For example, use GPU card No. 3 to start the 2-stage series service:
-**image_path**: Test image path, can be a single image path or an image directory path
-**batch_size**: [**Optional**] batch_size. Default by `1`.
-**resize_short**: [**Optional**] In preprocessing, resize according to short size. Default by `256`。
-**crop_size**: [**Optional**] In preprocessing, centor crop size. Default by `224`。
-**normalize**: [**Optional**] In preprocessing, whether to do `normalize`. Default by `True`。
-**to_chw**: [**Optional**] In preprocessing, whether to transpose to `CHW`. Default by `True`。
**Script parameter description**:
* **server_url**: Service address, the format is `http://[ip_address]:[port]/predict/[module_name]`.
* **image_path**: The test image path, which can be a single image path or an image collection directory path.
* **batch_size**: [**OPTIONAL**] Make predictions in `batch_size` size, default is `1`.
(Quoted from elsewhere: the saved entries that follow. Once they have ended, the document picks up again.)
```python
# ... 167 lines not shown
    config = ConfigParser.from_json(config_file)
    seq_pred = Predictor(config, args, log_level=log_level)
    try:
        t0 = time.perf_counter()
        seq_pred.load_model()
        t1 = time.perf_counter()
        seq_pred.detect()
        t2 = time.perf_counter()
        fc = getattr(seq_pred, "_first_chunk", None)
        steady = None
        if fc is not None and seq_pred.num_read > fc[1] and t2 > fc[0]:
            steady = (2 if seq_pred.is_paired else 1) * (seq_pred.num_read - fc[1]) / (t2 - fc[0])
        seq_pred.timing = {"load_model_s": t1 - t0, "detect_s": t2 - t1, "prefix_k": seq_pred.model.prefix_k,
                           "reads_per_s_after_first_chunk": steady, "ingest": getattr(seq_pred, "ingest", None),
                           "gz_ranges_s": getattr(seq_pred, "gz_shard_s", None), "pinned_cpus": getattr(seq_pred, "pinned_cpus", None),
                           "first_chunks_timeline": getattr(seq_pred, "_timeline", None), "run_started_at": getattr(seq_pred, "_t_run", None)}
        if os.environ.get("RD_TIMING_OUT"):
            import json
            with open("%s.rank%d" % (os.environ["RD_TIMING_OUT"], seq_pred.rank), "w") as fh:
                json.dump(dict(seq_pred.timing, rank=seq_pred.rank, world=seq_pred.world, num_read=seq_pred.num_read,
                               thread_cpu_s=seq_pred.thread_cpu_s, process_cpu_s=time.process_time(), main_thread_s=getattr(seq_pred, "_stage_s", None),
                               phases_s=getattr(seq_pred, "phases_s", None)), fh, default=str)
    except BaseException:
        seq_pred.cleanup()
        if seq_pred.multi:
            import sys
            import traceback
            traceback.print_exc()
            sys.stdout.flush()
            sys.stderr.flush()
            os._exit(1)
# ... 7 lines not shown
```

ribodetector_amd/model/model.py:

```python
import contextlib
import ctypes as C
import logging
import os

import numpy as np
import torch
from torch.nn.utils.rnn import PackedSequence

from .. import _native as N

log = logging.getLogger("ribodetector_amd")


@contextlib.contextmanager
def _device_lock(device):
    import fcntl
    import tempfile
    try:
        uid = str(torch.cuda.get_device_properties(device).uuid)
    except Exception:
        uid = "dev%d" % (device.index if device.index is not None else torch.cuda.current_device())
    path = os.path.join(tempfile.gettempdir(), "rd_prefix_%s.lock" % "".join(ch for ch in uid if ch.isalnum() or ch in "-_"))
    fd = os.open(path, os.O_CREAT | os.O_RDWR, 0o666)
    try:
# ... 225 lines not shown
    def refine_pairs(self, arena, offsets, lens, max_len, logits, mate_logits, labels=None, thresh=None):
        return self.refine(arena, offsets, lens, max_len, logits, labels, mate_logits, thresh)

    def __del__(self):
        try:
            self._destroy()
        except Exception:
            pass

    def _workspace(self, n, max_len):
        need = int(N.lib().rd_classify_workspace_bytes(n, max_len))
        if self._ws is None or self._ws.numel() < need or self._ws.device != self.device:
            self._ws = torch.empty(max(need, 1 << 16), dtype=torch.uint8, device=self.device)
        return self._ws

    def classify_bytes(self, arena, offsets, lens, max_len, want_labels=True, logits=None, labels=None):
        if self._handle is None:
            raise RuntimeError("SeqModel: call .to('cuda') before inference")
        n = int(lens.numel())
        for t, dt, nm in ((arena, torch.uint8, "arena"), (offsets, torch.int64, "offsets"), (lens, torch.int32, "lens")):
            if t.dtype != dt or not t.is_cuda or not t.is_contiguous():
                raise TypeError("classify_bytes: %s must be a contiguous %s CUDA tensor" % (nm, dt))
        if offsets.numel() < n:
            raise ValueError("classify_bytes: offsets shorter than lens")
        if logits is None:
            logits = torch.empty((n, 2), dtype=torch.float32, device=self.device)
        if want_labels and labels is None:
            labels = torch.empty((n,), dtype=torch.uint8, device=self.device)
        ws = self._workspace(n, max_len)
        with torch.cuda.device(self.device):
            return self._classify_launch(arena, offsets, lens, n, max_len, logits, labels, want_labels, ws)

    def _classify_launch(self, arena, offsets, lens, n, max_len, logits, labels, want_labels, ws):
        N.check(N.lib().rd_classify(self._handle, N.ptr(arena), N.ptr(offsets), N.ptr(lens), n, int(max_len), N.ptr(logits),
                                    N.ptr(labels if want_labels else None), N.ptr(ws), ws.numel(), N.stream_ptr(self.device)),
                "rd_classify")
        return logits, (labels if want_labels else None)

    def forward2(self, x):
        if not torch.is_tensor(x) or x.dim() != 3 or x.shape[2] != 4:
            raise TypeError("SeqModel.forward2 expects a padded Tensor [B, L, 4]; got %s" % (tuple(x.shape) if torch.is_tensor(x) else type(x).__name__))
        if self._handle is None:
            raise RuntimeError("SeqModel: call .to('cuda') before inference")
        dev = self.device
        data = x.to(dev, non_blocking=True)
        B, L = int(data.shape[0]), int(data.shape[1])
        if B == 0:
            return torch.empty((0, 2), dtype=torch.float32, device=dev)
        rs, mx = data.sum(2), data.max(2)
        ok = ((rs == 1) & (mx.values == 1)) | ((rs == 0) & (data.abs().sum(2) == 0))
        if not bool(ok.all()):
# ... 83 lines not shown
```

Baseline: 35.50 million reads/s.

## Skip LSTM on mate 2 when mate 1 already decides the pair under ensure

Under ensure rrna/norrna, mate 1's logits are passed into mate 2's classify. Reads whose mate is confidently labelled with the deciding class copy the mate logits, get steps=-1, and drop out of the length-bucket sort. A device-side live count lets the LSTM kernels exit early for blocks past the live reads. This avoids recurrent compute for pairs whose fused label is already fixed, at the cost of a serial dependency between mate 1 and mate 2 and extra async-queue join logic.

```diff
diff --git a/include/ribodetector_amd.h b/include/ribodetector_amd.h
--- a/include/ribodetector_amd.h
+++ b/include/ribodetector_amd.h
@@ -68,6 +68,10 @@
 
 RD_API int rd_classify(const rd_model *m, const uint8_t *arena, const int64_t *seq_off, const int32_t *seq_len, int64_t n,
                 int32_t max_len, float *logits, uint8_t *labels, void *workspace, size_t workspace_bytes, void *stream);
+
+RD_API int rd_classify_mate(const rd_model *m, const uint8_t *arena, const int64_t *seq_off, const int32_t *seq_len, int64_t n,
+                int32_t max_len, float *logits, uint8_t *labels, const float *mate_logits, int32_t ensure_mode, void *workspace,
+                size_t workspace_bytes, void *stream);
 
 RD_API int rd_pair_fuse(const float *logits1, const float *logits2, int64_t n, int32_t ensure_mode, int8_t *pair_labels,
                  uint64_t *counts, void *stream);
diff --git a/ribodetector_amd/_native.py b/ribodetector_amd/_native.py
--- a/ribodetector_amd/_native.py
+++ b/ribodetector_amd/_native.py
@@ -14,7 +14,7 @@
     VARIANTS = dict(VARIANTS, **DIAG_VARIANTS)
 
 SYMBOLS = [
-    "rd_model_create", "rd_model_destroy", "rd_set_variant", "rd_variant_available", "rd_set_semantics", "rd_set_refine", "rd_set_refine_async", "rd_sync_results", "rd_refine", "rd_prefix_table_bytes", "rd_prefix_scratch_bytes", "rd_set_prefix_table", "rd_prefix_k", "rd_classify_workspace_bytes", "rd_classify",
+    "rd_model_create", "rd_model_destroy", "rd_set_variant", "rd_variant_available", "rd_set_semantics", "rd_set_refine", "rd_set_refine_async", "rd_sync_results", "rd_refine", "rd_prefix_table_bytes", "rd_prefix_scratch_bytes", "rd_set_prefix_table", "rd_prefix_k", "rd_classify_workspace_bytes", "rd_classify", "rd_classify_mate",
     "rd_pair_fuse", "rd_count_labels", "rd_encode_codes", "rd_encode_onehot_padded", "rd_pack_plan",
     "rd_pack_onehot", "rd_profile_enable", "rd_profile_read", "rd_last_error", "rd_version",
     "rd_gz_workspace_bytes", "rd_gz_out_bound", "rd_gz_compress_selected", "rd_gz_eof_block", "rd_gz_inflate_members",
@@ -66,6 +66,7 @@
     L.rd_classify_workspace_bytes.argtypes = [i64, i32]
     L.rd_classify_workspace_bytes.restype = sz
     L.rd_classify.argtypes = [vp, vp, vp, vp, i64, i32, vp, vp, vp, sz, vp]
+    L.rd_classify_mate.argtypes = [vp, vp, vp, vp, i64, i32, vp, vp, vp, i32, vp, sz, vp]
     L.rd_pair_fuse.argtypes = [vp, vp, i64, i32, vp, vp, vp]
     L.rd_count_labels.argtypes = [vp, i64, vp, vp]
     L.rd_encode_codes.argtypes = [vp, vp, vp, i64, i32, i32, vp, vp]
diff --git a/ribodetector_amd/csrc/rd_kernels.hip b/ribodetector_amd/csrc/rd_kernels.hip
--- a/ribodetector_amd/csrc/rd_kernels.hip
+++ b/ribodetector_amd/csrc/rd_kernels.hip
@@ -322,8 +322,9 @@
     return RD_OK;
 }
 
-int rd_classify(const rd_model *cm, const uint8_t *arena, const int64_t *seq_off, const int32_t *seq_len, int64_t n,
-                int32_t max_len, float *logits, uint8_t *labels, void *workspace, size_t workspace_bytes, void *stream) {
+static int rd_classify_impl(const rd_model *cm, const uint8_t *arena, const int64_t *seq_off, const int32_t *seq_len, int64_t n,
+                            int32_t max_len, float *logits, uint8_t *labels, const float *mate_logits, int ensure_mode, void *workspace,
+                            size_t workspace_bytes, void *stream) {
     rd_model *m = const_cast<rd_model *>(cm);
     if (!m || !logits) RD_FAIL(RD_E_INVALID, "rd_classify: null model or logits");
     if (n < 0 || n > 0x7fffffffLL) RD_FAIL(RD_E_INVALID, "rd_classify: n=%lld out of range", (long long)n);
@@ -333,7 +334,7 @@
     hipStream_t st = (hipStream_t)stream;
     const SortPlan sp = sort_plan(n, max_len);
     if (workspace_bytes < sp.total) RD_FAIL(RD_E_WORKSPACE, "workspace too small: %zu < %zu", workspace_bytes, sp.total);
-    bool deferred = false;
+    bool deferred = false, mate_join = false;
     int join_after_launch = -1;
     if (m->refine_async && m->refine_thresh > 0.0f) {
         hipStreamCaptureStatus cap = hipStreamCaptureStatusNone;
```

* **resize_short**: [**optional**] When preprocessing, resize by short edge, default is `256`.
* **crop_size**: [**Optional**] The size of the center crop during preprocessing, the default is `224`.
* **normalize**: [**Optional**] Whether to perform `normalize` during preprocessing, the default is `True`.
* **to_chw**: [**Optional**] Whether to adjust to `CHW` order when preprocessing, the default is `True`.
**Notice**:
If you want to use `Transformer series models`, such as `DeiT_***_384`, `ViT_***_384`, etc., please pay attention to the input size of model, and need to set `--resize_short=384`, `--crop_size=384`.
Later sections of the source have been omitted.